Two-dimensional materials have revolutionized nanotechnology, offering unique electronic and physical properties due to their sheet-like structures. While graphene is a prominent example, transition metal chalcogenides (TMCs), consisting of a transition metal and a group 16 element like sulfur or selenium, have also garnered significant attention. TMC nanosheets have been shown to emit light and function effectively as transistors.
Despite rapid advancements, most research has focused on achieving the correct crystalline structure in sheet-like geometries. A team led by Assistant Professor Yusuke Nakanishi at Tokyo Metropolitan University explored a different method: using TMC clusters to form two-dimensional patterns. This novel approach to assembling nanosheets could lead to a new class of nanomaterials.
The researchers concentrated on cubic "superatomic" clusters of molybdenum and sulfur. They synthesized their material from a vapor of molybdenum (V) chloride and sulfur within the nanoscale confines of carbon nanotubes. The resulting nanoribbons were well-isolated and clearly imaged using transmission electron microscopy (TEM). They confirmed that the material comprised isolated molybdenum sulfide "cubes" connected by chlorine atoms, distinct from cubic structures in bulk materials.

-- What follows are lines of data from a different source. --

static bool needs_plane_path(const vc2hip_ctx *c, const Geom &g, int kernel) {
  for (int level = 0; level < g.depth; ++level) {
    LevelParams p;
    memset(&p, 0, sizeof p);
    fill_level(p, g, level, kernel, nullptr);
    LevelParams pf = p;
    if (!c->force_generic && vc2_fast_level_applicable(pf)) continue;
    if (vc2_level_lds_bytes(kernel, p) > 160 * 1024) return true;
  }
  return false;
}
static size_t plane_elems(const Geom &g) {
  size_t e = 0;
  for (int k = 0; k < 3; ++k) e += (size_t)g.c[k].ph * g.c[k].pw;
  return e;
}
static int plane_forward(vc2hip_ctx *c, const Geom &g, int kernel, int n, const void *const src[3], const long long ss[3],
                         const vc2hip_picture_format *f, int32_t *d_store) {
  int32_t *d_plane;
  NEED(c, B_PLANE, plane_elems(g) * n * 4, d_plane);
// ... 724 lines not shown
        for (int k = 0; k < c->stat_n; ++k) bytes += (double)c->h_stat[1 + k];
        const double bits = c->stat_n ? 8.0 * bytes / (c->stat_n * c->stat_samples) : 99.0;
        const double esc = (double)c->h_stat[0] * 8.0 / (std::max(1, c->stat_n_total) * c->stat_samples);
#ifdef VC2HIP_ABLATE
        if (getenv("VC2HIP_PLANES8_DEBUG")) fprintf(stderr, "planes8: previous batch %d pictures, %.2f payload bits per sample, %s planes, escape pieces %.4f%%\n", c->stat_n, bits, c->stat_was8 ? "byte" : "16-bit", 100 * esc);
#endif
        if (c->stat_was8 && esc > 0.005) c->planes8_on = false;
        else if (!c->stat_was8 || esc < 0.002) c->planes8_on = bits < (c->planes8_on ? 6.5 : 6.0);
      }
      bool b8 = c->planes8_mode == 1 || (c->planes8_mode == 0 && c->planes8_on);
      for (int l = 0; l < bp.levels; ++l) if (tails >> l & 1) b8 = false;
      bp.bytes8 = b8;
    }
  }
  HeadSplit hs;
  memset(&hs, 0, sizeof hs);
  int head_level = 1 << 30;
  if (s16 && !plane_path && c->allow_heads) {
    unsigned smask = 0, fmask = 0;
    LLPlanes none;
    memset(&none, 0, sizeof none);
    (void)run_inverse(c, g, cp->kernel, n, nullptr, nullptr, qm, true, ld, none, dst, ds, true, f, s16, nullptr, nullptr, 0, &smask, nullptr, 1 << 30, &fmask);
    int ls = g.depth;
    while (ls > 0 && !(smask >> (ls - 1) & 1) && (fmask >> (ls - 1) & 1)) --ls;
    bool ok = ls >= 1 && ls < g.depth && ls >= bp.levels;
    for (int k = 0; k < 3 && ok; ++k) {
      if (!g.c[k].ph) continue;
      const int hn = (g.c[k].sh >> ls) * (g.c[k].sw >> ls);
      ok = hn >= 8 && hn % 8 == 0 && hn <= bp.from[k];
    }
    if (ok) {
      long long at = sstride;
      for (int k = 0; k < 3; ++k) {
        if (!g.c[k].ph) continue;
        hs.n[k] = (g.c[k].sh >> ls) * (g.c[k].sw >> ls);
        hs.base[k] = at;
        at += ((long long)ns * hs.n[k] + 7) & ~7ll;
      }
      if (at < (1ll << 31)) { sstride = at; head_level = ls; } else memset(&hs, 0, sizeof hs);
    }
  }
  int32_t *d_store, *d_ll, *d_q, *d_storew = nullptr, *d_llw = nullptr;
  {
    static const int pad = vc2_tune_int("VC2HIP_DEC_STORE_PAD", 0);
    if (s16 && pad > 0 && sstride + pad < (1ll << 31)) sstride += pad & ~7;
  }
  NEED(c, B_STORE, std::max((size_t)n * ns * g.slice_coefs * 4, (size_t)n * (size_t)sstride * 2), d_store);
  NEED(c, B_LL0, ll_bytes(g, n) + 16, d_ll);
  if (s16) {
    NEED(c, B_STOREW, (size_t)n * sstride * 4, d_storew);
    NEED(c, B_LLW, ll_bytes(g, n) + 16, d_llw);
  }
  NEED(c, B_QIDX, (size_t)n * ns * 4, d_q);
  LLPlanes ll;
  ll_layout(g, n, d_ll, s16 ? 2 : 4, d_llw, ll);
  if (!ld) {
    if (!d_lens || cp->scalar < 1 || cp->prefix < 0) return set_err(c, VC2HIP_EINVAL);
    uint32_t *d_offs;
    const int32_t *d_cb = nullptr; const uint32_t *d_co = nullptr; uint64_t cbr_total = 0;
    if (cp->mode == VC2HIP_HQ_CBR && cp->compressed_bytes > 0 && c->allow_cbr_index) {
      const int key[5] = {g.ys, g.xs, cp->compressed_bytes, cp->scalar, cp->prefix};
      if (memcmp(key, c->cbr_key, sizeof key) || !c->buf[B_CBRB].p) {
        std::vector<int32_t> sb(ns);
        int32_t *db; uint32_t *dof; uint64_t total;
        if (vc2hip_slice_bytes(g.ys, g.xs, cp->compressed_bytes, cp->scalar, sb.data()) == VC2HIP_OK &&
            cbr_offsets_upload(c, sb.data(), ns, cp->prefix, &db, &dof, &total) == VC2HIP_OK) {
          memcpy(c->cbr_key, key, sizeof key);
          c->cbr_total = total;
        }
      }
      if (!memcmp(key, c->cbr_key, sizeof key)) { d_cb = (const int32_t *)c->buf[B_CBRB].p; d_co = (const uint32_t *)c->buf[B_CBRO].p; cbr_total = c->cbr_total; }
    }
    if ((rc = build_index(c, (const uint8_t *)d_payload, (long long)payload_stride, (const unsigned long long *)d_lens, n, ns,
                          cp->prefix, cp->scalar, &d_offs, d_cb, d_co, cbr_total))) return rc;
    UnpackParams p;
    memset(&p, 0, sizeof p);
    p.payload = (const uint8_t *)d_payload; p.payload_stride = (long long)payload_stride;
    p.lens = (const unsigned long long *)d_lens; p.offsets = d_offs;
    p.store = d_store; p.store_stride = sstride; p.qidx = d_q;
    p.store16 = s16; p.store_wide = d_storew;
    p.n_slices = ns; p.slice_coefs = g.slice_coefs;
    int n0[3];
    fill_comp_arrays(g, p.comp_n, p.comp_off, n0);
    p.prefix = cp->prefix; p.scalar = cp->scalar; p.err = c->d_err;
    p.bp = bp; p.hs = hs; p.xs = g.xs;
    c->last_plane_bits = bp.levels ? (bp.bytes8 ? 8 : 16) : 0;
    p.stats = c->d_stat;
    bool capturing = false;
    if (!c->own_stream) {
      hipStreamCaptureStatus cs = hipStreamCaptureStatusNone;
      capturing = hipStreamIsCapturing(c->stream, &cs) != hipSuccess || cs != hipStreamCaptureStatusNone;
    }
    const bool track = bp.levels && c->planes8_mode == 0 && !c->stat_pending && !capturing;
    if (track) HIPCHK(c, hipMemsetAsync(c->d_stat, 0, 8, c->stream));
    vc2_launch_unpack(c->L, p, n, c->stream);
    if (track) {
      c->stat_n = std::min(n, 60);
      c->stat_n_total = n;
      c->stat_samples = 0;
      for (int k = 0; k < 3; ++k) c->stat_samples += (double)g.c[k].h * g.c[k].w;
      c->stat_was8 = bp.bytes8 != 0;
      HIPCHK(c, hipMemcpyAsync(c->h_stat, c->d_stat, 8, hipMemcpyDeviceToHost, c->stream));
      HIPCHK(c, hipMemcpyAsync(c->h_stat + 1, d_lens, (size_t)c->stat_n * 8, hipMemcpyDeviceToHost, c->stream));
      HIPCHK(c, hipEventRecord(c->stat_ev, c->stream));
      c->stat_pending = true;
    }
  } else {
    int32_t *d_sb; uint32_t *d_so; uint64_t total;
    const int key[5] = {g.ys, g.xs, cp->compressed_bytes, 1, -7};
    if (memcmp(key, c->cbr_key, sizeof key) || !c->buf[B_CBRB].p) {
      std::vector<int32_t> sb(ns);
      vc2hip_slice_bytes(g.ys, g.xs, cp->compressed_bytes, 1, sb.data());
      if ((rc = ld_offsets_upload(c, sb.data(), ns, &d_sb, &d_so, &total))) return rc;
      memcpy(c->cbr_key, key, sizeof key);
      c->cbr_total = total;
    }
    d_sb = (int32_t *)c->buf[B_CBRB].p; d_so = (uint32_t *)c->buf[B_CBRO].p; total = c->cbr_total;
    if (total > payload_stride) return set_err(c, VC2HIP_ESTREAM);
    LdUnpackParams p;
    fill_ld_unpack(p, g, (const uint8_t *)d_payload, (long long)payload_stride, d_sb, d_so, d_store, d_q, c->d_err);
    unsigned *d_shifted; uint32_t *d_starts;
    NEED(c, B_SIZES, (size_t)n * 4, d_shifted);
    NEED(c, B_OFFS, (size_t)n * ns * 4, d_starts);
    int flag_fill = 0;
#ifdef VC2HIP_ABLATE
    if (getenv("VC2HIP_DEBUG_LD_REDO")) flag_fill = 1;
#endif
    HIPCHK(c, hipMemsetAsync(d_shifted, flag_fill, (size_t)n * 4, c->stream));
    vc2_prof_break(c->L);
    p.lens = (const unsigned long long *)d_lens; p.shifted = d_shifted; p.starts = d_starts;
    vc2_launch_ld_unpack(c->L, p, n, c->stream);
    vc2_launch_ld_walk(c->L, p, n, c->stream);
    p.redo = 1;
    vc2_launch_ld_unpack(c->L, p, n, c->stream);
    LdLl3Params lp;
    lp.store = d_store; lp.store_stride = (long long)ns * g.slice_coefs; lp.slice_coefs = g.slice_coefs;
    lp.ys = g.ys; lp.xs = g.xs; lp.qidx = d_q; lp.qm0 = qm[0]; lp.err = c->d_err;
    for (int k = 0; k < 3; ++k) {
      lp.coef_off[k] = g.c[k].coef_off; lp.llh[k] = g.c[k].ph >> g.depth; lp.llw[k] = g.c[k].pw >> g.depth;
      lp.ll_plane[k] = (int32_t *)ll.p[g.depth][k]; lp.ll_stride[k] = ll.stride[g.depth][k];
    }
    if (!vc2_launch_ld_ll3(c->L, lp, n, c->stream))
    for (int k = 0; k < 3; ++k)
      vc2_launch_ld_ll(c->L, d_store, (long long)ns * g.slice_coefs, g.slice_coefs, g.c[k].coef_off, g.c[k].n0,
                       g.c[k].ph >> g.depth, g.c[k].pw >> g.depth, g.ys, g.xs, d_q, qm[0], (int32_t *)ll.p[g.depth][k],
                       ll.stride[g.depth][k], n, c->d_err, c->stream);
  }
  if (plane_path) return plane_inverse(c, g, cp->kernel, n, d_store, d_q, qm, dst, ds, f, ld ? &ll : nullptr);
  return run_inverse(c, g, cp->kernel, n, d_store, d_q, qm, true, ld, ll, dst, ds, true, f, s16, d_storew, &bp, sstride, nullptr,
                     hs.n[0] ? &hs : nullptr, head_level);
}

extern "C" int vc2hip_band_plane_bits(const vc2hip_ctx *c) { return c ? c->last_plane_bits : 0; }

namespace {
struct HeaderBits {
  uint8_t *out;
  size_t cap, pos = 0;
  unsigned cache = 0;
  int cached = 0;
  void bit(unsigned b) {
    cache = (cache << 1) | (b & 1);
    if (++cached == 8) { if (pos < cap) out[pos] = (uint8_t)cache; ++pos; cache = 0; cached = 0; }
  }
  void uvlc(uint32_t v) {
    const unsigned long long x = (unsigned long long)v + 1;
    int top = 63;
    while (!(x >> top & 1)) --top;
    for (int i = top - 1; i >= 0; --i) { bit(0); bit((unsigned)(x >> i) & 1); }
    bit(1);
  }
  void align() { while (cached) bit(0); }
};
bool stream_cp_ok(const vc2hip_coding_params *cp) {
  if (!cp || cp->kernel < 0 || cp->kernel > 6 || cp->depth < 0 || cp->y_slices < 1 || cp->x_slices < 1) return false;
  if (cp->mode == VC2HIP_LD) return cp->compressed_bytes > 0;
  return (cp->mode == VC2HIP_HQ_CONSTQ || cp->mode == VC2HIP_HQ_CBR) && cp->prefix >= 0 && cp->scalar >= 1;
}
void stream_ab(const vc2hip_coding_params *cp, uint32_t *a, uint32_t *b) {
  if (cp->mode != VC2HIP_LD) { *a = (uint32_t)cp->prefix; *b = (uint32_t)cp->scalar; return; }
  const int ns = cp->y_slices * cp->x_slices, g = gcd_i(cp->compressed_bytes, ns);
  *a = (uint32_t)(cp->compressed_bytes / g);
  *b = (uint32_t)(ns / g);
}
}

extern "C" int vc2hip_picture_header(const vc2hip_coding_params *cp, int major_version, uint32_t picture_number, uint8_t *out,
                                     size_t cap, size_t *len) {
  if (!stream_cp_ok(cp) || major_version < 1 || !len || (cap && !out)) return VC2HIP_EINVAL;
  uint32_t a, b;
  stream_ab(cp, &a, &b);
  HeaderBits w{out, cap};
  for (int i = 24; i >= 0; i -= 8) for (int k = 7; k >= 0; --k) w.bit(picture_number >> (i + k));
  w.uvlc((uint32_t)cp->kernel);
  w.uvlc((uint32_t)cp->depth);
  if (major_version >= 3) { w.bit(0); w.bit(0); }
  w.uvlc((uint32_t)cp->x_slices);
  w.uvlc((uint32_t)cp->y_slices);
  w.uvlc(a);
  w.uvlc(b);
  w.bit(0);
  w.align();
  *len = w.pos;
  return w.pos > cap ? VC2HIP_ECAP : VC2HIP_OK;
}

extern "C" int vc2hip_stream_write_dev(vc2hip_ctx *c, const void *d_payload, size_t payload_stride, const uint64_t *d_lens, int n,
                                       const vc2hip_coding_params *cp, const vc2hip_stream_params *sp, uint8_t *d_stream,
                                       size_t cap, uint64_t *d_stream_len) {
  if (!c || !d_payload || !d_lens || n < 1 || !cp || !sp || !d_stream || !d_stream_len) return set_err(c, VC2HIP_EINVAL);
  if (((size_t)d_payload | payload_stride | (size_t)d_stream) & 15 || ((size_t)d_lens | (size_t)d_stream_len) & 7)
    return set_err(c, VC2HIP_EINVAL, "device buffers and the payload stride must be 16-byte aligned");
  if (sp->major_version < 1) return set_err(c, VC2HIP_EINVAL, "major_version must be at least 1");
  StreamWriteParams p;
  memset(&p, 0, sizeof p);
  size_t hl = 0;
  if (vc2hip_picture_header(cp, sp->major_version, sp->first_picture_number, p.hdr, sizeof p.hdr, &hl))
    return set_err(c, VC2HIP_EINVAL);
  ENTER(c);
  NEED(c, B_UNITS, (size_t)n * 8, p.unit_off);
  p.payload = (const uint8_t *)d_payload; p.payload_stride = (long long)payload_stride;
  p.lens = (const unsigned long long *)d_lens;
  p.stream = d_stream; p.cap = cap; p.stream_len = (unsigned long long *)d_stream_len;
  p.err = c->d_err;
  p.n = n; p.hdr_len = (int)hl; p.code = cp->mode == VC2HIP_LD ? 0xC8 : 0xE8; p.eos = sp->end_of_sequence != 0;
  p.first_picture_number = sp->first_picture_number; p.prev_parse_offset = sp->prev_parse_offset;
  vc2_launch_stream_layout(c->L, p, c->stream);
  vc2_launch_stream_copy(c->L, p, c->stream);
  return VC2HIP_OK;
}

extern "C" int vc2hip_stream_read_dev(vc2hip_ctx *c, const uint8_t *d_stream, size_t len, int n, const vc2hip_coding_params *cp,
                                      const vc2hip_stream_params *sp, void *d_payload, size_t payload_stride, uint64_t *d_lens,
                                      uint32_t *d_picture_numbers, uint64_t *d_consumed) {
  if (!c || !d_stream || n < 1 || !cp || !sp || !d_payload || !d_lens) return set_err(c, VC2HIP_EINVAL);
  if (((size_t)d_payload | payload_stride) & 15 || ((size_t)d_lens | (size_t)d_consumed) & 7 || (size_t)d_picture_numbers & 3)
    return set_err(c, VC2HIP_EINVAL, "device buffers and the payload stride must be 16-byte aligned");
  if (!stream_cp_ok(cp) || sp->major_version < 0 || payload_stride >= (1ull << 32)) return set_err(c, VC2HIP_EINVAL);
  ENTER(c);
  StreamReadParams p;
  memset(&p, 0, sizeof p);
  p.seg_cap = cp->y_slices * cp->x_slices + 1;
  NEED(c, B_SEGS, (size_t)n * p.seg_cap * sizeof(StreamSeg), p.segs);
  NEED(c, B_UNITS, (size_t)n * sizeof(uint2), p.meta);
  p.stream = d_stream; p.len = len; p.n = n; p.major_version = sp->major_version;
  p.kernel = cp->kernel; p.depth = cp->depth; p.ys = cp->y_slices; p.xs = cp->x_slices; p.ld = cp->mode == VC2HIP_LD;
  stream_ab(cp, &p.a, &p.b);
  p.payload = (uint8_t *)d_payload; p.payload_stride = (long long)payload_stride;
  p.lens = (unsigned long long *)d_lens; p.picture_numbers = d_picture_numbers; p.consumed = (unsigned long long *)d_consumed;
  p.err = c->d_err;
  vc2_launch_stream_walk(c->L, p, c->stream);
  vc2_launch_stream_gather(c->L, p, c->stream);
  return VC2HIP_OK;
}

extern "C" int vc2hip_dwt_launches(const vc2hip_ctx *c, vc2hip_dwt_launch *out, int cap) {
  if (!c || cap < 0 || (cap && !out)) return VC2HIP_EINVAL;
  const int n = (int)c->dwt_rec.size();
  for (int i = 0; i < n && i < cap; ++i) out[i] = c->dwt_rec[i];
  return n;
}

extern "C" int vc2hip_decode_batch_dev(vc2hip_ctx *c, const void *d_payload, size_t payload_stride, const uint64_t *d_lens,
                                       int n, const vc2hip_picture_format *f, const vc2hip_coding_params *cp, void *d_raw_out) {
  if (c && c->lanes.size() > 1 && n > 1 && !c->in_split && d_payload && f && cp && d_raw_out) {
    const size_t rb = vc2hip_raw_picture_bytes(f);
    const uint8_t *out8 = (const uint8_t *)d_raw_out, *pay8 = (const uint8_t *)d_payload, *len8 = (const uint8_t *)d_lens;
    return split_batch(c, n,
      [&](int first, int count, vc2hip_ctx::LaneUse &u) {
        u.r[0] = {pay8 + (size_t)first * payload_stride, pay8 + (size_t)(first + count) * payload_stride};
        u.r[1] = {len8 ? len8 + (size_t)first * 8 : nullptr, len8 ? len8 + (size_t)(first + count) * 8 : nullptr};
        u.w[0] = {out8 + (size_t)first * rb, out8 + (size_t)(first + count) * rb}; u.w[1] = {nullptr, nullptr};
      },
      [&](vc2hip_ctx *l, int first, int count) {
        return vc2hip_decode_batch_dev(l, pay8 + (size_t)first * payload_stride, payload_stride,
                                       d_lens ? d_lens + first : nullptr, count, f, cp, (uint8_t *)d_raw_out + (size_t)first * rb);
      });
  }
  return decode_batch_common(c, d_payload, payload_stride, d_lens, n, f, cp, d_raw_out, cp && cp->mode == VC2HIP_LD);
}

To make the material viable for practical applications, it needs to be produced in larger dimensions. In the same experiment, the team found a flaky material coating the inside of their glass reaction tube. Upon separating the solid from the tube walls, they discovered it was composed of relatively large microscale flakes made of the same superatomic clusters arranged in a hexagonal pattern.
The team has just begun exploring the potential of their new material. Theoretically, they have shown that the same structure under tiny stresses could emit light. They also discovered that it might serve as an effective catalyst for the hydrogen evolution reaction (HER), which occurs when hydrogen is generated as a current passes through water. Compared to molybdenum disulfide, a promising catalytic material, the new layered material exhibited significantly higher current at lower voltages, indicating greater efficiency.
While further research is needed, this innovative approach to assembling nanosheets holds the promise of developing a variety of new materials with exciting functions.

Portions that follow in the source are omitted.